* _ACTION ITEM_: The data below holds the lines to copy: everything from the line containing "WeightT, int LANES>" to the line containing "threadIdx.x) / LANES);", both ends included, set down exactly.

* _EXERCISE DATA_:
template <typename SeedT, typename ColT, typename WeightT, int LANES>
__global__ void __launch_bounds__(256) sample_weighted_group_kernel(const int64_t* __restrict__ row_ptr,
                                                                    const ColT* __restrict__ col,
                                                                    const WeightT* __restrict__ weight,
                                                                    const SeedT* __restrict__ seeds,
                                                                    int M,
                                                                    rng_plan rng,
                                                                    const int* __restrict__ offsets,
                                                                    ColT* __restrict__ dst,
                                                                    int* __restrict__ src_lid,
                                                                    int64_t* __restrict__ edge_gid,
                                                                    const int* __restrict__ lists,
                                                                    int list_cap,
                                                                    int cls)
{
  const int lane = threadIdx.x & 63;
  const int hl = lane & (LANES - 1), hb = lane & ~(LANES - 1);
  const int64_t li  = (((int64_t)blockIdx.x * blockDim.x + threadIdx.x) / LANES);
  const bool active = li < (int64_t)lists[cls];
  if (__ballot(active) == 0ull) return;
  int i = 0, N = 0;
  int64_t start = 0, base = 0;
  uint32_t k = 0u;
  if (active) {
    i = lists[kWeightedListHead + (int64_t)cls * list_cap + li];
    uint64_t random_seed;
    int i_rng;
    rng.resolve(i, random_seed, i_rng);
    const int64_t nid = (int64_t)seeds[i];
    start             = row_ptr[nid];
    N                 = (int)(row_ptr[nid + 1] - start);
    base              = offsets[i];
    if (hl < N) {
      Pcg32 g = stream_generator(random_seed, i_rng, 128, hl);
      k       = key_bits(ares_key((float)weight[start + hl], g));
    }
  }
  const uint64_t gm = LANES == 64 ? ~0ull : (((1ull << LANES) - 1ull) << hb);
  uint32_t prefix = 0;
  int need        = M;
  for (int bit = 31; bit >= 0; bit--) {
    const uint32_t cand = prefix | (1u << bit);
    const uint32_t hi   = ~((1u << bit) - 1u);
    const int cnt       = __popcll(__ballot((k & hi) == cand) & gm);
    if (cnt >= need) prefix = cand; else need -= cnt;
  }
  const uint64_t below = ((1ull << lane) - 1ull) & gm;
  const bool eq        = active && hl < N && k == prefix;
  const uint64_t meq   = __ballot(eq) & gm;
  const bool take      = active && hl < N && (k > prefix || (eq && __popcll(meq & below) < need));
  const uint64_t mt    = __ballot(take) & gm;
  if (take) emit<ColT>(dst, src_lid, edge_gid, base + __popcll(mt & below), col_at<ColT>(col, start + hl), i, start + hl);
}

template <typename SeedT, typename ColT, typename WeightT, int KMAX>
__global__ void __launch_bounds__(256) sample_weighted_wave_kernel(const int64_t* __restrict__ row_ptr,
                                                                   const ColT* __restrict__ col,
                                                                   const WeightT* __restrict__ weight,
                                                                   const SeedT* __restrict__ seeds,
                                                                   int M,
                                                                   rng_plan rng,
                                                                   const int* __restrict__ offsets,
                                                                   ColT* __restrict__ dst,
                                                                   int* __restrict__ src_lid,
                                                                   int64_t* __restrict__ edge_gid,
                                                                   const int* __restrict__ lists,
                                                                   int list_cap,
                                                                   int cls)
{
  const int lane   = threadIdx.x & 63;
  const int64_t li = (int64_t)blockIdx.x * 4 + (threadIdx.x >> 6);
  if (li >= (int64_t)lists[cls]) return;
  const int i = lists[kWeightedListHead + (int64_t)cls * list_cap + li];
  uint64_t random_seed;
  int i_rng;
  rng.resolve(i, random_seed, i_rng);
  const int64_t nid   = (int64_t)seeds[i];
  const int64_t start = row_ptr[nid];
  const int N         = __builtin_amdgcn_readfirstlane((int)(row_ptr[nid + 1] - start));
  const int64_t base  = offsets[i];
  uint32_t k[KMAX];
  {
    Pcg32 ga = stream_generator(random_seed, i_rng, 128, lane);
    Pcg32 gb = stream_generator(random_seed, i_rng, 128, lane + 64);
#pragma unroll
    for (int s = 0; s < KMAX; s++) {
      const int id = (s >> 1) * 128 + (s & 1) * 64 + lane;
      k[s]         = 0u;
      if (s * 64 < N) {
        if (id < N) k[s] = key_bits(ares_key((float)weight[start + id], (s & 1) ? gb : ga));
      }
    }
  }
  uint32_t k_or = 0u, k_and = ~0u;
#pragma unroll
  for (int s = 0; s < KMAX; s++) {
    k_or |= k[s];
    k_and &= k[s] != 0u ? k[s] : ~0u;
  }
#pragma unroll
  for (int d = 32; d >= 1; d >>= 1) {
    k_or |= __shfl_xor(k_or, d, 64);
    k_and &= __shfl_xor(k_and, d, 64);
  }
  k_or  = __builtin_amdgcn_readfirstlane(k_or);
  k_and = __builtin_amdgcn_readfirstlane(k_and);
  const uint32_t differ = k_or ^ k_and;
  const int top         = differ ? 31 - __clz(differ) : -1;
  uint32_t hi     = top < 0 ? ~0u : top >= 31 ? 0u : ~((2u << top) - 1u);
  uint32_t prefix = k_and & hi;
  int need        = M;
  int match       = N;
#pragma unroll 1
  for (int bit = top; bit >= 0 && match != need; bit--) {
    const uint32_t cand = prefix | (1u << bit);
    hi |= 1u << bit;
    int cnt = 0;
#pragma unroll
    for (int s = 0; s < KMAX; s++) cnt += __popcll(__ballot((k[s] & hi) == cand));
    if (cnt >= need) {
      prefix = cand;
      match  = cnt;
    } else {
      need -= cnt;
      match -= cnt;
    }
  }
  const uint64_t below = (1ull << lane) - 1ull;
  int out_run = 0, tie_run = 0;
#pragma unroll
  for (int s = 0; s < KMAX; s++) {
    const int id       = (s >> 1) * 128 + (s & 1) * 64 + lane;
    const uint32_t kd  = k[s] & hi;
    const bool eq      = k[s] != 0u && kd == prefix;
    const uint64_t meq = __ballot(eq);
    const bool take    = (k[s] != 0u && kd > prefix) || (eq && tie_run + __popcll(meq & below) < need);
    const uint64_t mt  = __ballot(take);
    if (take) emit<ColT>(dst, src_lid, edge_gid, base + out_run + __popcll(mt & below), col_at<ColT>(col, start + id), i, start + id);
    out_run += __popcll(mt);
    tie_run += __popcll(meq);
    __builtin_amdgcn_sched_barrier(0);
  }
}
* * *
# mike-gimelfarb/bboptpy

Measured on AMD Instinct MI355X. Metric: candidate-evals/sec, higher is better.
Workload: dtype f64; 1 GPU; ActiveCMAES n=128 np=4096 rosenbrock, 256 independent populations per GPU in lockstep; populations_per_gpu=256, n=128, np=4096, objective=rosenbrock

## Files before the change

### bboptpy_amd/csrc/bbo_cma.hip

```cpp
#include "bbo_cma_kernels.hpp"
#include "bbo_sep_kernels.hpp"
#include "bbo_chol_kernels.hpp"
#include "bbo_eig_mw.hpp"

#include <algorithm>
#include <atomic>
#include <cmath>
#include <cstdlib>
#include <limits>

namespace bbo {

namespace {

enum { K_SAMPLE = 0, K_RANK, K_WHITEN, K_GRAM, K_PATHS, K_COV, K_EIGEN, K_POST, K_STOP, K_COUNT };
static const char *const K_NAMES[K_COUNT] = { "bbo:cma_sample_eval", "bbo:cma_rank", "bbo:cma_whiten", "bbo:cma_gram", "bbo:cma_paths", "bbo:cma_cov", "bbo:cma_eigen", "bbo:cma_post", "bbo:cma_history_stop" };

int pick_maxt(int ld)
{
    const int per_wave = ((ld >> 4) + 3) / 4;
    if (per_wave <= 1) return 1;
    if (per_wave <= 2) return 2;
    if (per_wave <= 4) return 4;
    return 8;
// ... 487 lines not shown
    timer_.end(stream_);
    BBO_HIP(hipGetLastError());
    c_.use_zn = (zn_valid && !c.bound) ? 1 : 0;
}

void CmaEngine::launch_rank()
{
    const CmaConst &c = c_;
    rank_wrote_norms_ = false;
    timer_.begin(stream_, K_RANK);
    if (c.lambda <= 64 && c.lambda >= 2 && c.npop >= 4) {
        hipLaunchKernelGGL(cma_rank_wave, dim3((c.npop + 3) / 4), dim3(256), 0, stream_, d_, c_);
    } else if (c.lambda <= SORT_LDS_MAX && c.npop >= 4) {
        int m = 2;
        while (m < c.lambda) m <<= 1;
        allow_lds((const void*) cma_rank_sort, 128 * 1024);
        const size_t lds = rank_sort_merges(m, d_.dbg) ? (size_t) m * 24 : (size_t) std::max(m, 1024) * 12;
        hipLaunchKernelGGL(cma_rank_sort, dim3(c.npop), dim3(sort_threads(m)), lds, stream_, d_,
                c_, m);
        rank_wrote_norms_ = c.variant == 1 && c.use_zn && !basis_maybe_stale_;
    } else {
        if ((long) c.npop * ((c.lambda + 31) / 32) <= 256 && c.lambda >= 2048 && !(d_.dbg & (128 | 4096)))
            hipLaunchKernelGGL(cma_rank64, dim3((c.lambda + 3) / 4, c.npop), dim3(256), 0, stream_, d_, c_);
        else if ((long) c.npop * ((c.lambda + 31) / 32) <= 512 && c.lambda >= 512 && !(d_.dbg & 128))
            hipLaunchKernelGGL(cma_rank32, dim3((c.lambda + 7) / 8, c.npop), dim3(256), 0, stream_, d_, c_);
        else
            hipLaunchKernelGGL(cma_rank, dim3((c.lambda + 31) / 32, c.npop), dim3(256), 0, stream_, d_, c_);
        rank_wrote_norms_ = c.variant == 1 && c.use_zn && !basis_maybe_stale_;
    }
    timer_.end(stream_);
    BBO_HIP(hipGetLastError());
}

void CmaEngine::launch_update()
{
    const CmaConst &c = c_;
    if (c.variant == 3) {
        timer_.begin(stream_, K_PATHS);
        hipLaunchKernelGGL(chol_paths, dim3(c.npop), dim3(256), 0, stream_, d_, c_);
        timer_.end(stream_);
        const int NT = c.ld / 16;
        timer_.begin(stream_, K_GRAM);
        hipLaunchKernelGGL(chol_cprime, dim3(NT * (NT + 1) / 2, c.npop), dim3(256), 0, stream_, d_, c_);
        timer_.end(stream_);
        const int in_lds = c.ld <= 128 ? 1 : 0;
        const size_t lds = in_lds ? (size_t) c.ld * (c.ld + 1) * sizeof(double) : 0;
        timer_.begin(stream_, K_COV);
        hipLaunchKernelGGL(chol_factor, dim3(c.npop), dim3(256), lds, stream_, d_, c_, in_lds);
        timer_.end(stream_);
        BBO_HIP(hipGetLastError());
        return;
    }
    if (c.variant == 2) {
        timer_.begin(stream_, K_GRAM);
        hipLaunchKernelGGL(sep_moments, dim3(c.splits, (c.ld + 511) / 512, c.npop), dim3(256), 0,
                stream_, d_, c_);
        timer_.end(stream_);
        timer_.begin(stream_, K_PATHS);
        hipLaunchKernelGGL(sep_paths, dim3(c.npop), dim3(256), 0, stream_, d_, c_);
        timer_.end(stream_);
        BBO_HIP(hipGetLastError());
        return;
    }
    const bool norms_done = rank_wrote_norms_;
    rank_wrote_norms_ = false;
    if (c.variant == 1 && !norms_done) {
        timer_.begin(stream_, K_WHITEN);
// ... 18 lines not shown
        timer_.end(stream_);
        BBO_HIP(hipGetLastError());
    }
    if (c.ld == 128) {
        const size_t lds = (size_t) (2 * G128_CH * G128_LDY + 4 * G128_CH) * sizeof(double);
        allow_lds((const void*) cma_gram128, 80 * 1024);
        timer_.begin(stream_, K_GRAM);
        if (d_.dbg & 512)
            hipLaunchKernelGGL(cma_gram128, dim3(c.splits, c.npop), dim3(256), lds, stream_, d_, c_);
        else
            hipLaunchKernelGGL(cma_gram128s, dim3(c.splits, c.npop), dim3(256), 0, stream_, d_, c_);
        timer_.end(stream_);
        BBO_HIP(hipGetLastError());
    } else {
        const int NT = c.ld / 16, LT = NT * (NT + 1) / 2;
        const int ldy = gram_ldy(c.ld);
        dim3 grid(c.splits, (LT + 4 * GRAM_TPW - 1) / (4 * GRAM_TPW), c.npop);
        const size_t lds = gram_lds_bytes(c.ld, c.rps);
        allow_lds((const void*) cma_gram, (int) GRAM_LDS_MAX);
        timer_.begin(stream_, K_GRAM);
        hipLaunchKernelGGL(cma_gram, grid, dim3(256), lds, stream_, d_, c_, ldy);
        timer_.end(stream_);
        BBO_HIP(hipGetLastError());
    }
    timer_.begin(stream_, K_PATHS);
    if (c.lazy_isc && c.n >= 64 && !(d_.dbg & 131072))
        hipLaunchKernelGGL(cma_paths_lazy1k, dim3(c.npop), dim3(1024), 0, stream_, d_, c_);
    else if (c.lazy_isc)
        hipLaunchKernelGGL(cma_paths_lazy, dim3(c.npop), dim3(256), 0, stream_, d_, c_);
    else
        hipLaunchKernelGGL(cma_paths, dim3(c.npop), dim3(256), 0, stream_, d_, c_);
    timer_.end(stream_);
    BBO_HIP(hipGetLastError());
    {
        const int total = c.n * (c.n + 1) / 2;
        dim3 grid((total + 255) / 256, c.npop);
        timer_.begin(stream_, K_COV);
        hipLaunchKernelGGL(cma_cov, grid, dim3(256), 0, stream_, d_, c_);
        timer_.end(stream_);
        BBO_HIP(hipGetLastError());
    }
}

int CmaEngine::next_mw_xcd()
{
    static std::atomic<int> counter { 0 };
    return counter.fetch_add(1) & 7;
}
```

* _RESPONSE TO THE EXERCISE_:
template <typename SeedT, typename ColT, typename WeightT, int LANES>
__global__ void __launch_bounds__(256) sample_weighted_group_kernel(const int64_t* __restrict__ row_ptr,
                                                                    const ColT* __restrict__ col,
                                                                    const WeightT* __restrict__ weight,
                                                                    const SeedT* __restrict__ seeds,
                                                                    int M,
                                                                    rng_plan rng,
                                                                    const int* __restrict__ offsets,
                                                                    ColT* __restrict__ dst,
                                                                    int* __restrict__ src_lid,
                                                                    int64_t* __restrict__ edge_gid,
                                                                    const int* __restrict__ lists,
                                                                    int list_cap,
                                                                    int cls)
{
  const int lane = threadIdx.x & 63;
  const int hl = lane & (LANES - 1), hb = lane & ~(LANES - 1);
  const int64_t li  = (((int64_t)blockIdx.x * blockDim.x + threadIdx.x) / LANES);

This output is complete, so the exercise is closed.